Aber back to topic: Ich sehe die Aufgabe, aber nicht wo dein konkretes Problem liegt. Wo hängts denn?


----------



## Noctarius (28. Sep 2011)

1. Was hat das mit Plattformprogrammierung zu tun?
2. Wieso klingt das eher nach Hausaufgabe als nach einer Übungsaufgabe im Internet?
3. Was ist deine Frage?
4. Bitte!


----------



## Sonicl1337 (28. Sep 2011)

Nein bin zurzeit am Fachabitur Informatik 

Stimmt hab vergessen das genaue Problem zu schildern ...

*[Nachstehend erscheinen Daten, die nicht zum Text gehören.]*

diff --git a/project-nerf_amd/csrc/adam.h b/project-nerf_amd/csrc/adam.h
--- /dev/null
+++ b/project-nerf_amd/csrc/adam.h
@@ -0,0 +1,36 @@
+#pragma once
+#include <math.h>
+#include "common.h"
+
+namespace nerf {
+
+__device__ __forceinline__ void adam_update(float& p, float g, float& m, float& v, float lr, float beta1, float beta2,
+                                            float eps, float wd, float inv_bc1, float inv_sqrt_bc2) {
+  float pi = p;
+  if (wd != 0.0f) pi *= (1.0f - lr * wd);
+  const float mi = beta1 * m + (1.0f - beta1) * g;
+  const float vi = beta2 * v + (1.0f - beta2) * g * g;
+  m = mi;
+  v = vi;
+  p = pi - (lr * inv_bc1) * (mi / (sqrtf(vi) * inv_sqrt_bc2 + eps));
+}
+
+__device__ __forceinline__ void adam_update_fused(float& p, float g, float& m, float& v, float lr, float beta1, float beta2,
+                                                  float eps, float wd, float inv_bc1, float inv_sqrt_bc2) {
+#pragma clang fp contract(off)
+  float pi = p;
+  if (wd != 0.0f) pi *= __builtin_fmaf(-lr, wd, 1.0f);
+  const float mi = __builtin_fmaf(beta1, m, (1.0f - beta1) * g);
+  const float vi = __builtin_fmaf(beta2, v, ((1.0f - beta2) * g) * g);
+  m = mi;
+  v = vi;
+  p = __builtin_fmaf(-(lr * inv_bc1), mi / __builtin_fmaf(sqrtf(vi), inv_sqrt_bc2, eps), pi);
+}
+
+inline void adam_bias_correction(float beta1, float beta2, int step, float* inv_bc1, float* inv_sqrt_bc2) {
+  const double bc1 = 1.0 - pow((double)beta1, step), bc2 = 1.0 - pow((double)beta2, step);
+  *inv_bc1 = (float)(1.0 / bc1);
+  *inv_sqrt_bc2 = (float)(1.0 / sqrt(bc2));
+}
+
+}
diff --git a/project-nerf_amd/csrc/adam.hip b/project-nerf_amd/csrc/adam.hip
--- a/project-nerf_amd/csrc/adam.hip
+++ b/project-nerf_amd/csrc/adam.hip
@@ -1,19 +1,9 @@
 #include "common.h"
+#include "adam.h"
 
 namespace nerf {
 
 typedef float f4 __attribute__((ext_vector_type(4)));
-
-__device__ __forceinline__ void adam_update(float& p, float g, float& m, float& v, float lr, float beta1, float beta2,
-                                            float eps, float wd, float inv_bc1, float inv_sqrt_bc2) {
-  float pi = p;
-  if (wd != 0.0f) pi *= (1.0f - lr * wd);
-  const float mi = beta1 * m + (1.0f - beta1) * g;
-  const float vi = beta2 * v + (1.0f - beta2) * g * g;
-  m = mi;
-  v = vi;
-  p = pi - (lr * inv_bc1) * (mi / (sqrtf(vi) * inv_sqrt_bc2 + eps));
-}
 
 template <bool VEC>
 __device__ __forceinline__ void adam_sweep(float* __restrict__ p, const float* __restrict__ g, float* __restrict__ m,
@@ -65,17 +55,16 @@
   NERF_REQUIRE(n >= 0 && step >= 1, "nerf_adam_step: n=%lld step=%d", (long long)n, step);
   if (n == 0) return NERF_OK;
   NERF_REQUIRE(params && grads && exp_avg && exp_avg_sq, "nerf_adam_step: NULL pointer");
-  const double bc1 = 1.0 - pow((double)beta1, step), bc2 = 1.0 - pow((double)beta2, step);
+  float inv_bc1, inv_sqrt_bc2;
+  nerf::adam_bias_correction(beta1, beta2, step, &inv_bc1, &inv_sqrt_bc2);
   int64_t blocks = (n / 4 + 255) / 256 + 1;
   if (blocks > 2048) blocks = 2048;
   if (nerf::aligned16(params, grads, exp_avg, exp_avg_sq))
     hipLaunchKernelGGL(nerf::adam_kernel<true>, dim3((int)blocks), dim3(256), 0, nerf::as_stream(stream), params,
-                       grads, exp_avg, exp_avg_sq, n, lr, beta1, beta2, eps, weight_decay,
-                       (float)(1.0 / bc1), (float)(1.0 / sqrt(bc2)), grad_scale_dev);
+                       grads, exp_avg, exp_avg_sq, n, lr, beta1, beta2, eps, weight_decay, inv_bc1, inv_sqrt_bc2, grad_scale_dev);
   else
     hipLaunchKernelGGL(nerf::adam_kernel<false>, dim3((int)blocks), dim3(256), 0, nerf::as_stream(stream), params,
-                       grads, exp_avg, exp_avg_sq, n, lr, beta1, beta2, eps, weight_decay,
-                       (float)(1.0 / bc1), (float)(1.0 / sqrt(bc2)), grad_scale_dev);
+                       grads, exp_avg, exp_avg_sq, n, lr, beta1, beta2, eps, weight_decay, inv_bc1, inv_sqrt_bc2, grad_scale_dev);
   return nerf::check_launch("nerf_adam_step");
 }
 
diff --git a/project-nerf_amd/csrc/api.cpp b/project-nerf_amd/csrc/api.cpp
--- a/project-nerf_amd/csrc/api.cpp
+++ b/project-nerf_amd/csrc/api.cpp
@@ -40,6 +40,7 @@
     {"composite_wgs_per_cu", "NERF_COMPOSITE_WGS", &Options::composite_wgs_per_cu},
     {"deterministic", "NERF_DETERMINISTIC", &Options::deterministic},
     {"tv_blocks", "NERF_TV_BLOCKS", &Options::tv_blocks},
+    {"step_tail", "NERF_STEP_TAIL", &Options::step_tail},
 };
 
 Options& options() {
diff --git a/project-nerf_amd/csrc/common.h b/project-nerf_amd/csrc/common.h
--- a/project-nerf_amd/csrc/common.h
+++ b/project-nerf_amd/csrc/common.h
@@ -43,6 +43,7 @@
   int hash_xcd = 1;
   int hash_fwd_lds_kb = 36;
   int tv_blocks = 0;
+  int step_tail = 1;
   int deterministic = 0;
 };
 Options& options();
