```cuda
cudaError_t tehmm_launch_forward_tile(cudaStream_t st, const TehmmModelDev &m, const TehmmBatchDev &b,
                                      const float *blin, const double *rowmax, float *alpha,
                                      float *start_vec, float *end_vec, double *cscale,
                                      const int *bad, int mode, int sms, int64_t fine_len)
{
    const int smem = TILE_WARPS * FWD_WARP_BYTES;
    cudaError_t e = cudaFuncSetAttribute(fwd_tile_kernel, cudaFuncAttributeMaxDynamicSharedMemorySize, smem);
    if (e != cudaSuccess) return e;
    CUtensorMap tm, tma;
    memset(&tm, 0, sizeof tm);
    memset(&tma, 0, sizeof tma);
    int lf = 0, nfull = 0;
    if (TEHMM_TILE_TENSOR && b.nseq == 1 && fine_len > 0 && mode == 0 &&
        make_lattice_tmap(&tm, blin, fine_len, b.total / fine_len) &&
        (!alpha || make_lattice_tmap(&tma, alpha, fine_len, b.total / fine_len))) {
        lf = (int)fine_len;
        nfull = (int)(b.total / fine_len);
    }
    fwd_tile_kernel<<<tile_grid(b, sms), TILE_WARPS * 32, smem, st>>>(m, b, blin, rowmax, alpha, start_vec,
                                                                      end_vec, cscale, bad, mode, tm, tma, lf, nfull);
    return cudaGetLastError();
}

static bool make_lattice_tmap_tb(CUtensorMap *tm, const float *base, int64_t lf, int64_t nfull, int tb);

cudaError_t tehmm_launch_backward_tile(cudaStream_t st, const TehmmModelDev &m, const TehmmBatchDev &b,
                                       int flags, const float *blin, const float *alpha, float *post,
                                       uint8_t *map_states, double *map_part, float *start_vec,
                                       float *end_vec, const int *bad, int mode, int sms, int64_t fine_len,
                                       int use_tmap)
{
    const int th = TILE_WARPS * 32;
    const int smem = TILE_WARPS * BWD_STAGES * 2 * TILE_STAGE_BYTES;
    const int out = flags & (TEHMM_BWD_POSTERIORS | TEHMM_BWD_MAP);
    const int outr = flags & (TEHMM_BWD_POSTERIORS | TEHMM_BWD_MAP | TEHMM_BWD_RENORM_EPS);
    int64_t group0 = 0;
    if (TEHMM_TILE_TENSOR && use_tmap && b.nseq == 1 && mode == 0 && fine_len > b.warmup && fine_len % BT_TB == 0 &&
        b.warmup % BT_TB == 0 && b.warmup >= BT_TB) {
        const int64_t lf = fine_len;
        const int64_t nfull_b = std::min<int64_t>(b.total / lf, (b.total - 1) / lf);
        const int64_t ngroups = nfull_b > 0 ? (nfull_b - 1) / 16 : 0;
        CUtensorMap tmb, tma;
        memset(&tmb, 0, sizeof tmb);
        memset(&tma, 0, sizeof tma);
        if (ngroups > 0 && make_lattice_tmap_tb(&tmb, blin + 32, lf, nfull_b, BT_TB) &&
            make_lattice_tmap_tb(&tma, alpha, lf, nfull_b, BT_TB)) {
            const int tsmem = TILE_WARPS * BT_WARP_BYTES;
            const int64_t need = (ngroups + TILE_WARPS - 1) / TILE_WARPS;
            const int tgrid = (int)(need < sms ? need : sms);
#define BWD_TMAP(O) do { cudaError_t e = cudaFuncSetAttribute(bwd_tile_tmap_kernel<O>, cudaFuncAttributeMaxDynamicSharedMemorySize, tsmem); \
                         if (e != cudaSuccess) return e; \
                         bwd_tile_tmap_kernel<O><<<tgrid, th, tsmem, st>>>(m, b, flags, post, map_states, map_part, start_vec, end_vec, tmb, tma, (int)lf, ngroups); } while (0)
            switch (out) {
            case 0: BWD_TMAP(0); break;
            case TEHMM_BWD_POSTERIORS: BWD_TMAP(TEHMM_BWD_POSTERIORS); break;
            case TEHMM_BWD_MAP: BWD_TMAP(TEHMM_BWD_MAP); break;
            default: BWD_TMAP(TEHMM_BWD_POSTERIORS | TEHMM_BWD_MAP); break;
            }
#undef BWD_TMAP
            cudaError_t e = cudaGetLastError();
            if (e != cudaSuccess) return e;
            group0 = ngroups;
        }
    }
    const int64_t left = (b.nchunks + 15) / 16 - group0;
    if (left <= 0) return cudaSuccess;
    const int64_t need = (left + TILE_WARPS - 1) / TILE_WARPS;
    const int grid = (int)(need < 1 ? 1 : (need < sms ? need : sms));
#define BWD_TILE(O) do { cudaError_t e = cudaFuncSetAttribute(bwd_tile_kernel<O>, cudaFuncAttributeMaxDynamicSharedMemorySize, smem); \
                         if (e != cudaSuccess) return e; \
                         bwd_tile_kernel<O><<<grid, th, smem, st>>>(m, b, flags, blin, alpha, post, map_states, map_part, start_vec, end_vec, bad, mode, group0); } while (0)
    switch (outr) {
    case 0: BWD_TILE(0); break;
    case TEHMM_BWD_POSTERIORS: BWD_TILE(TEHMM_BWD_POSTERIORS); break;
    case TEHMM_BWD_MAP: BWD_TILE(TEHMM_BWD_MAP); break;
    case TEHMM_BWD_POSTERIORS | TEHMM_BWD_MAP: BWD_TILE(TEHMM_BWD_POSTERIORS | TEHMM_BWD_MAP); break;
    case TEHMM_BWD_RENORM_EPS: BWD_TILE(0); break;
    case TEHMM_BWD_POSTERIORS | TEHMM_BWD_RENORM_EPS: BWD_TILE(TEHMM_BWD_POSTERIORS | TEHMM_BWD_RENORM_EPS); break;
    case TEHMM_BWD_MAP | TEHMM_BWD_RENORM_EPS: BWD_TILE(TEHMM_BWD_MAP | TEHMM_BWD_RENORM_EPS); break;
    default: BWD_TILE(TEHMM_BWD_POSTERIORS | TEHMM_BWD_MAP | TEHMM_BWD_RENORM_EPS); break;
    }
#undef BWD_TILE
    return cudaGetLastError();
}

int tehmm_tile_warps(void) { return TILE_WARPS; }

cudaError_t tehmm_launch_xi_tile(cudaStream_t st, const TehmmModelDev &m, const TehmmBatchDev &b,
                                 const float *alpha, const float *post, double *xi_part, float *gamma0,
                                 double *start_trans, int sms)
{
    const int smem = TILE_WARPS * 2 * 16 * XI_LDS * 4;
    const int64_t need = (b.nchunks + TILE_WARPS - 1) / TILE_WARPS;
    const int grid = (int)(need < 1 ? 1 : (need < sms ? need : sms));
    cudaError_t e = cudaFuncSetAttribute(xi_tile_kernel, cudaFuncAttributeMaxDynamicSharedMemorySize, smem);
    if (e != cudaSuccess) return e;
    xi_tile_kernel<<<grid, TILE_WARPS * 32, smem, st>>>(m, b, alpha, post, xi_part, gamma0);
    xi_reduce_kernel<<<(m.N * m.N + 127) / 128, 128, 0, st>>>(m, b, xi_part, grid * TILE_WARPS, gamma0, start_trans);
    return cudaGetLastError();
}
size_t tehmm_xi_tile_scratch_bytes(int sms) { return (size_t)sms * TILE_WARPS * 1024 * sizeof(double); }
```

Measured before the change: 97.62 billion.

## Split backward tile kernel into recurrence and epilogue warp groups

Adds a warp-specialized variant of the backward tile kernel. Recurrence warps publish beta rows through an mbarrier-guarded shared-memory ring. A second group of epilogue warps loads alpha, forms the posteriors and MAP states, and writes the outputs. Registers are redistributed with setmaxnreg, and the beta stage read is moved after the matmul so it can overlap. This is meant to take the posterior/MAP output work off the serial recurrence critical path, at the cost of twice the threads, extra shared memory and barrier handshakes.

```diff
diff --git a/tehmm_b200/csrc/api.cu b/tehmm_b200/csrc/api.cu
--- a/tehmm_b200/csrc/api.cu
+++ b/tehmm_b200/csrc/api.cu
@@ -32,7 +32,7 @@
 size_t tehmm_stats_smem_bytes(int tab_rows, int N, int K, int prec);
 cudaError_t tehmm_launch_widen(cudaStream_t, const uint8_t *, int64_t *, int64_t);
 cudaError_t tehmm_launch_forward_tile(cudaStream_t, const TehmmModelDev &, const TehmmBatchDev &, const float *, const double *, float *, float *, float *, double *, const int *, int, int, int64_t);
-cudaError_t tehmm_launch_backward_tile(cudaStream_t, const TehmmModelDev &, const TehmmBatchDev &, int, const float *, const float *, float *, uint8_t *, double *, float *, float *, const int *, int, int, int64_t, int);
+cudaError_t tehmm_launch_backward_tile(cudaStream_t, const TehmmModelDev &, const TehmmBatchDev &, int, const float *, const float *, float *, uint8_t *, double *, float *, float *, const int *, int, int, int64_t, int, int);
 int tehmm_tile_warps(void);
 bool tehmm_forward_umma_ok(const TehmmModelDev &, const TehmmBatchDev &, int, int64_t);
 cudaError_t tehmm_launch_forward_umma(cudaStream_t, const TehmmModelDev &, const TehmmBatchDev &, const float *, const double *, float *, float *, float *, double *, int, int64_t, int *, int);
@@ -95,6 +95,7 @@
     int64_t stat_umma_passes = 0;
     int64_t opt_rescore = 0;
     int64_t opt_bwd_tmap = 0;
+    int64_t opt_bwd_split = 1;
     int64_t opt_xi_tile = 1;
     int64_t opt_fallback_after = 2;
     int64_t stat_fallbacks = 0, stat_fallback_chunks = 0, stat_noise_accepted = 0;
@@ -217,6 +218,7 @@
     else if (!strcmp(name, "xi_tile")) c->opt_xi_tile = v;
     else if (!strcmp(name, "defer")) c->opt_defer = v;
     else if (!strcmp(name, "bwd_tmap")) c->opt_bwd_tmap = v;
+    else if (!strcmp(name, "bwd_split")) c->opt_bwd_split = v;
     else if (!strcmp(name, "rescore")) c->opt_rescore = v;
     else if (!strcmp(name, "fallback_after")) c->opt_fallback_after = v;
     else return fail(TEHMM_EINVAL, "unknown option %s", name);
@@ -1164,7 +1166,7 @@
         }
         if (tile) {
             c->stat_tile_passes += 1;
-            return tehmm_launch_backward_tile(st, c->m, PB, flags, (const float *)d_blin, (const float *)d_alpha, (float *)d_post, d_map_states, mp, (float *)sv, (float *)ev, bad, mode, c->sms, c->fine_len, (int)c->opt_bwd_tmap);
+            return tehmm_launch_backward_tile(st, c->m, PB, flags, (const float *)d_blin, (const float *)d_alpha, (float *)d_post, d_map_states, mp, (float *)sv, (float *)ev, bad, mode, c->sms, c->fine_len, (int)c->opt_bwd_tmap, (int)c->opt_bwd_split);
         }
         return tehmm_launch_backward(st, c->m, PB, prec, flags, d_blin, d_alpha, d_ratios, d_post, d_map_states, mp, xi, xd, g0, sv, ev, bad, mode, grid);
     };
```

Wir wollen diese Thema wohl im nächsten halbjah laut Lehrer behandeln und ich finde keinen Anfang zu diese Aufgabe muss auch dazu sagen bin nicht so der Programmiere und suche jetzt entweder eine Lösung oder einen Anfang überhaupt da ich total aufm schlauch stehe momentan


----------



## Sonicl1337 (28. Sep 2011)

Noctarius hat gesagt.:


> 1. Was hat das mit Plattformprogrammierung zu tun?
> 2. Wieso klingt das eher nach Hausaufgabe als nach einer Übungsaufgabe im Internet?
> 3. Was ist deine Frage?
> 4. Bitte!



Frage 2 und 3 siehe Post. und 1. machen das mit eclipse, hoffe das beantwortet deine Frage


----------



## Landei (28. Sep 2011)

Du musst du mit Strings umgehen können: Galileo Computing :: Java ist auch eine Insel – 4 Der Umgang mit Zeichenketten

Besonders String.split sollte dir weiterhelfen.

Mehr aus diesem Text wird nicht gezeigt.